Generation of endogenous pH-sensitive EGF receptor and its application in high-throughput screening for proteins involved in clathrin-mediated endocytosis
Mads Breum Larsen,
Mireia Perez Verdaguer,
Brigitte F Schmidt,
Marcel P Bruchez,
Simon C Watkins,
Alexander Sorkin
Affiliations
Mads Breum Larsen
Department of Cell Biology, School of Medicine, University of Pittsburgh, Pittsburgh, United States
Mireia Perez Verdaguer
Department of Cell Biology, School of Medicine, University of Pittsburgh, Pittsburgh, United States
Brigitte F Schmidt
Molecular Biosensor and Imaging Center, Carnegie Mellon University, Pittsburgh, United States
Molecular Biosensor and Imaging Center, Carnegie Mellon University, Pittsburgh, United States; Department of Biological Sciences, Carnegie Mellon University, Pittsburgh, United States; Department of Chemistry, Carnegie Mellon University, Pittsburgh, United States; Sharp Edge Laboratories, Pittsburgh, United States
Previously we used gene-editing to label endogenous EGF receptor (EGFR) with GFP and demonstrate that picomolar concentrations of EGFR ligand drive signaling and endocytosis of EGFR in tumors in vivo (Pinilla-Macua et al., 2017).
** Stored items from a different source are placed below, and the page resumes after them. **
CM_HD void cm_reduce_dir(uint32_t dist, const uint64_t *p1, const uint8_t *c1, uint32_t n1, const uint64_t *p2,
                         const uint8_t *c2, uint32_t n2, uint64_t *f1, uint8_t *fc1, uint32_t *nf1, uint64_t *f2,
                         uint8_t *fc2, uint32_t *nf2) {
  uint32_t i1 = 0, i2 = 0, o1 = 0, o2 = 0;
  int unpaired1 = 0, unpaired2 = 0;
  int max1 = 6, max2 = 6;
  uint32_t prev_end_i2 = 0;
  while (i1 < n1 && i2 < n2) {
    const uint64_t a = p1[i1], b = p2[i2];
    if (a > b + dist) {
      if (i2 >= prev_end_i2 && unpaired2 < 5 && (a >> 32) == (b >> 32) && (int)c2[i2] >= max2) {
        f2[o2] = b; fc2[o2] = c2[i2]; ++o2;
        ++unpaired2;
      }
      ++i2;
    } else if (b > a + dist) {
      if (unpaired1 < 5 && (a >> 32) == (b >> 32) && (int)c1[i1] >= max1) {
        f1[o1] = a; fc1[o1] = c1[i1]; ++o1;
        ++unpaired1;
      }
      ++i1;
    } else {
      f1[o1] = a; fc1[o1] = c1[i1]; ++o1;
      if ((int)c1[i1] > max1) max1 = c1[i1];
      uint32_t cur = i2;
      while (cur < n2 && p2[cur] <= a + dist) {
        if (cur >= prev_end_i2) {
          f2[o2] = p2[cur]; fc2[o2] = c2[cur]; ++o2;
          if ((int)c2[cur] > max2) max2 = c2[cur];
        }
        ++cur;
      }
      prev_end_i2 = cur;
      ++i1;
    }
  }
  *nf1 = o1;
  *nf2 = o2;
}

CM_HD void cm_rerank(const CmDev &d, uint32_t r) {
  if (!d.rid_rank) return;
  uint64_t *fp = cm_f_pos(d, r), *fn = cm_f_neg(d, r);
  for (uint32_t i = 0; i < d.fcp[r]; ++i) fp[i] = (fp[i] & 0xffffffffull) | ((uint64_t)d.rid_rank[(uint32_t)(fp[i] >> 32)] << 32);
  for (uint32_t i = 0; i < d.fcn[r]; ++i) fn[i] = (fn[i] & 0xffffffffull) | ((uint64_t)d.rid_rank[(uint32_t)(fn[i] >> 32)] << 32);
}

CM_HD bool cm_s4c_pre(const CmDev &d, uint32_t pair) {
  const uint32_t r1 = 2 * pair, r2 = r1 + 1;
  d.fcp[r1] = d.fcn[r1] = d.fcp[r2] = d.fcn[r2] = 0;
  d.alive[pair] = 0;
  d.force0[pair] = 0;
  if (d.p.single) {
    if (d.mm_cnt[r1] == 0 || d.mcp[r1] + d.mcn[r1] == 0) return false;
    const uint64_t *mp = cm_m_pos(d, r1), *mn = cm_m_neg(d, r1);
    const uint8_t *mpc = cm_m_pcnt(d, r1), *mnc = cm_m_ncnt(d, r1);
    uint64_t *fp = cm_f_pos(d, r1), *fn = cm_f_neg(d, r1);
    uint8_t *fpc = cm_f_pcnt(d, r1), *fnc = cm_f_ncnt(d, r1);
    for (uint32_t i = 0; i < d.mcp[r1]; ++i) { fp[i] = mp[i]; fpc[i] = mpc[i]; }
    for (uint32_t i = 0; i < d.mcn[r1]; ++i) { fn[i] = mn[i]; fnc[i] = mnc[i]; }
    d.fcp[r1] = d.mcp[r1]; d.fcn[r1] = d.mcn[r1];
    d.alive[pair] = 1;
    cm_rerank(d, r1);
    return false;
  }
  if (!(d.mm_cnt[r1] > 0 && d.mm_cnt[r2] > 0)) return false;
  int ret = 0;
  for (uint32_t r = r1; r <= r2; ++r) {
    if (!d.aug[r]) continue;
    const int pr = d.res_neg[r], nr = d.res_pos[r];
    if (((pr < 0 && nr > 0 && -pr >= nr) || (pr > 0 && nr < 0 && pr <= -nr)) && d.ncp[r] + d.ncn[r] == 0) ret = 1;
  }
  d.force0[pair] = (uint8_t)ret;
  const uint32_t nc1 = d.mcp[r1] + d.mcn[r1], nc2 = d.mcp[r2] + d.mcn[r2];
  if (!(nc1 > 0 && nc2 > 0)) return false;
  if (d.p.split) {
    for (uint32_t r = r1; r <= r2; ++r) {
      const uint64_t *mp = cm_m_pos(d, r), *mn = cm_m_neg(d, r);
      const uint8_t *mpc = cm_m_pcnt(d, r), *mnc = cm_m_ncnt(d, r);
      uint64_t *fp = cm_f_pos(d, r), *fn = cm_f_neg(d, r);
      uint8_t *fpc = cm_f_pcnt(d, r), *fnc = cm_f_ncnt(d, r);
      for (uint32_t i = 0; i < d.mcp[r]; ++i) { fp[i] = mp[i]; fpc[i] = mpc[i]; }
      for (uint32_t i = 0; i < d.mcn[r]; ++i) { fn[i] = mn[i]; fnc[i] = mnc[i]; }
      d.fcp[r] = d.mcp[r]; d.fcn[r] = d.mcn[r];
    }
    d.alive[pair] = 1;
    cm_rerank(d, r1); cm_rerank(d, r2);
    return false;
  }
  return true;
}
CM_HD void cm_s4c_filter(const CmDev &d, uint32_t pair) {
  const uint32_t r1 = 2 * pair, r2 = r1 + 1;
  uint32_t a, b;
  cm_reduce_dir((uint32_t)d.p.max_insert, cm_m_pos(d, r1), cm_m_pcnt(d, r1), d.mcp[r1], cm_m_neg(d, r2),
                cm_m_ncnt(d, r2), d.mcn[r2], cm_f_pos(d, r1), cm_f_pcnt(d, r1), &a, cm_f_neg(d, r2), cm_f_ncnt(d, r2), &b);
  d.fcp[r1] = a; d.fcn[r2] = b;
  cm_reduce_dir((uint32_t)d.p.max_insert, cm_m_neg(d, r1), cm_m_ncnt(d, r1), d.mcn[r1], cm_m_pos(d, r2),
                cm_m_pcnt(d, r2), d.mcp[r2], cm_f_neg(d, r1), cm_f_ncnt(d, r1), &a, cm_f_pos(d, r2), cm_f_pcnt(d, r2), &b);
  d.fcn[r1] = a; d.fcp[r2] = b;
}
CM_HD void cm_s4c_post(const CmDev &d, uint32_t pair) {
  const uint32_t r1 = 2 * pair, r2 = r1 + 1;
  const uint32_t f1 = d.fcp[r1] + d.fcn[r1], f2 = d.fcp[r2] + d.fcn[r2];
  d.alive[pair] = (f1 > 0 && f2 > 0) ? 1 : 0;
  if (d.alive[pair]) { cm_rerank(d, r1); cm_rerank(d, r2); }
}
CM_HD void cm_s4c_reduce(const CmDev &d, uint32_t pair) {
  if (!cm_s4c_pre(d, pair)) return;
  cm_s4c_filter(d, pair);
  cm_s4c_post(d, pair);
}

CM_HD uint32_t cm_text_code(const uint8_t *read, int L, int i, bool neg) {
  if (!neg) return cm_c2u(read[i]);
  const uint32_t c = cm_c2u(read[L - 1 - i]);
  return c < 4 ? 3u ^ c : 4u;
}
CM_HD uint8_t cm_text_char(const uint8_t *read, int L, int i, bool neg) {
  return neg ? cm_negchar(read[L - 1 - i]) : read[i];
}

CM_HD uint32_t cm_peq_get(const uint32_t *P, uint32_t c) {
  return c == 0 ? P[0] : c == 1 ? P[1] : c == 2 ? P[2] : c == 3 ? P[3] : P[4];
}
CM_HD void cm_peq_or(uint32_t *P, uint32_t c, uint32_t bit) {
  P[0] |= c == 0 ? bit : 0u; P[1] |= c == 1 ? bit : 0u; P[2] |= c == 2 ? bit : 0u;
  P[3] |= c == 3 ? bit : 0u; P[4] |= c == 4 ? bit : 0u;
}

struct CmFwdReader {
  const uint64_t *ap;
  uint64_t cur, nxt;
  uint32_t left, words;
  CM_HD void init(const uint8_t *p, uint32_t n) {
    const uintptr_t a = reinterpret_cast<uintptr_t>(p);
    const uint32_t sh = (uint32_t)(a & 7);
    ap = reinterpret_cast<const uint64_t *>(a & ~(uintptr_t)7);
    words = n ? (sh + n + 7) >> 3 : 0;
    cur = 0; nxt = 0; left = 0;
    if (words) { cur = *ap++ >> (sh * 8); left = 8 - sh; --words; }
    if (words) { nxt = *ap++; --words; }
  }
  CM_HD uint8_t next() {
    if (left == 0) {
      cur = nxt; left = 8;
      if (words) { nxt = *ap++; --words; }
    }
    const uint8_t b = (uint8_t)cur;
    cur >>= 8; --left;
    return b;
  }
};
struct CmBwdReader {
  const uint64_t *ap;
  uint64_t cur, nxt;
  uint32_t left, words;
  CM_HD void init(const uint8_t *p, uint32_t n) {
    const uintptr_t a = reinterpret_cast<uintptr_t>(p);
    const uint32_t pos = (uint32_t)(a & 7);
    ap = reinterpret_cast<const uint64_t *>(a & ~(uintptr_t)7);
    words = n ? ((7 - pos) + n + 7) >> 3 : 0;
    cur = 0; nxt = 0; left = 0;
    if (words) { cur = *ap-- << ((7 - pos) * 8); left = pos + 1; --words; }
    if (words) { nxt = *ap--; --words; }
  }
  CM_HD uint8_t next() {
    if (left == 0) {
      cur = nxt; left = 8;
      if (words) { nxt = *ap--; --words; }
    }
    const uint8_t b = (uint8_t)(cur >> 56);
    cur <<= 8; --left;
    return b;
  }
};

template <bool NEG>
CM_HD int cm_banded_align_stream(int e, const uint8_t *pattern, const uint8_t *read, int Lfull, int toff, int L, int *end_pos) {
  CmFwdReader pr;
  pr.init(pattern, (uint32_t)(L + 2 * e));
  CmFwdReader tf;
  CmBwdReader tb;
  if (NEG) tb.init(read + (Lfull - 1 - toff), (uint32_t)L); else tf.init(read + toff, (uint32_t)L);
  uint32_t P[5] = {0, 0, 0, 0, 0};
  for (int i = 0; i < 2 * e; i++) cm_peq_or(P, cm_c2u(pr.next()), 1u << i);
  const uint32_t hi = 1u << (2 * e);
  uint32_t VP = 0, VN = 0;
  int err = 0;
  for (int i = 0; i < L; i++) {
    cm_peq_or(P, cm_c2u(pr.next()), hi);
    uint32_t tc;
// ... 408 lines not shown
    uint32_t X = cm_peq_get(P, tc) | VN;
    const uint32_t D0 = ((VP + (X & VP)) ^ VP) | X;
    const uint32_t HN = VP & D0;
    const uint32_t HP = VN | ~(VP | D0);
    X = D0 >> 1;
    prev_VN = VN; prev_VP = VP;
    VN = X & HP;
    VP = HN | ~(X | HP);
    prev_err = err;
    err += 1 - (int)(D0 & 1u);
    if (err > 2 * e) {
      if (i < 4 * e && i < L / 2) fail_beginning = true;
      break;
    }
    P[0] >>= 1; P[1] >>= 1; P[2] >>= 1; P[3] >>= 1; P[4] >>= 1;
  }
  if (i < L) { err = prev_err; VN = prev_VN; VP = prev_VP; }
  const int band_start = i - 1;
  int min_err = err;
  *read_mapping_length = i;
  *end_pos = band_start;
  for (i = 0; i < 2 * e; i++) {
    err += (int)((VP >> i) & 1u);
    err -= (int)((VN >> i) & 1u);
    if (err < min_err || (err == min_err && i + 1 == e)) {
      min_err = err;
      *end_pos = band_start + 1 + i;
    }
  }
  if (fail_beginning || (L > 60 && *end_pos + 1 - e - min_err < 30)) *end_pos = -*end_pos;
  return min_err;
}
CM_HD int cm_banded_align_dropoff(int e, const uint8_t *pattern, const uint8_t *read, int Lfull, bool neg, int toff, int L,
                                  bool from3, int *end_pos, int *read_mapping_length) {
  if (from3) return neg ? cm_banded_align_dropoff_stream<true, true>(e, pattern, read, Lfull, toff, L, end_pos, read_mapping_length)
                        : cm_banded_align_dropoff_stream<true, false>(e, pattern, read, Lfull, toff, L, end_pos, read_mapping_length);
  return neg ? cm_banded_align_dropoff_stream<false, true>(e, pattern, read, Lfull, toff, L, end_pos, read_mapping_length)
             : cm_banded_align_dropoff_stream<false, false>(e, pattern, read, Lfull, toff, L, end_pos, read_mapping_length);
}

CM_HD int cm_adjust_gap_beginning(int strand, const uint8_t *ref, uint32_t ref_len, const uint8_t *read, int Lfull, bool neg,
                                  int toff, int *gap_beginning, int read_end, int ref_start_position, int ref_end_position) {
  int i, j;
  if (strand == 0) {
    if (*gap_beginning <= 0) return ref_start_position;
    for (i = *gap_beginning - 1, j = ref_start_position - 1; i >= 0 && j >= 0; --i, --j) {
      const uint8_t rc = cm_text_char(read, Lfull, toff + i, neg), fc = ref[j];
      if (rc != fc && (int)rc != (int)fc - 'a' + 'A') break;
    }
    *gap_beginning = i + 1;
    return j + 1;
  }
  if (*gap_beginning <= 0) return ref_end_position;
  for (i = read_end + 1, j = ref_end_position + 1; toff + i < Lfull && (uint32_t)j < ref_len; ++i, ++j) {
    const uint8_t rc = cm_text_char(read, Lfull, toff + i, neg), fc = ref[j];
    if (rc != fc && (int)rc != (int)fc - 'a' + 'A') break;
  }
  *gap_beginning = *gap_beginning + i - (read_end + 1);
  return j - 1;
}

We now use gene-editing to insert a fluorogen activating protein (FAP) in the EGFR extracellular domain. Binding of the tandem dye pair MG-Bis-SA to FAP-EGFR provides a ratiometric pH-sensitive model with dual fluorescence excitation and a single far-red emission. The excitation ratio of fluorescence intensities was demonstrated to faithfully report the fraction of FAP-EGFR located in acidic endosomal/lysosomal compartments. Coupling native FAP-EGFR expression with the high method sensitivity has allowed development of a high-throughput assay to measure the rates of clathrin-mediated FAP-EGFR endocytosis stimulated with physiological EGF concentrations. The assay was utilized to screen a phosphatase siRNA library. These studies highlight the utility of endogenous pH-sensitive FAP-receptor chimeras in high-throughput analysis of endocytosis.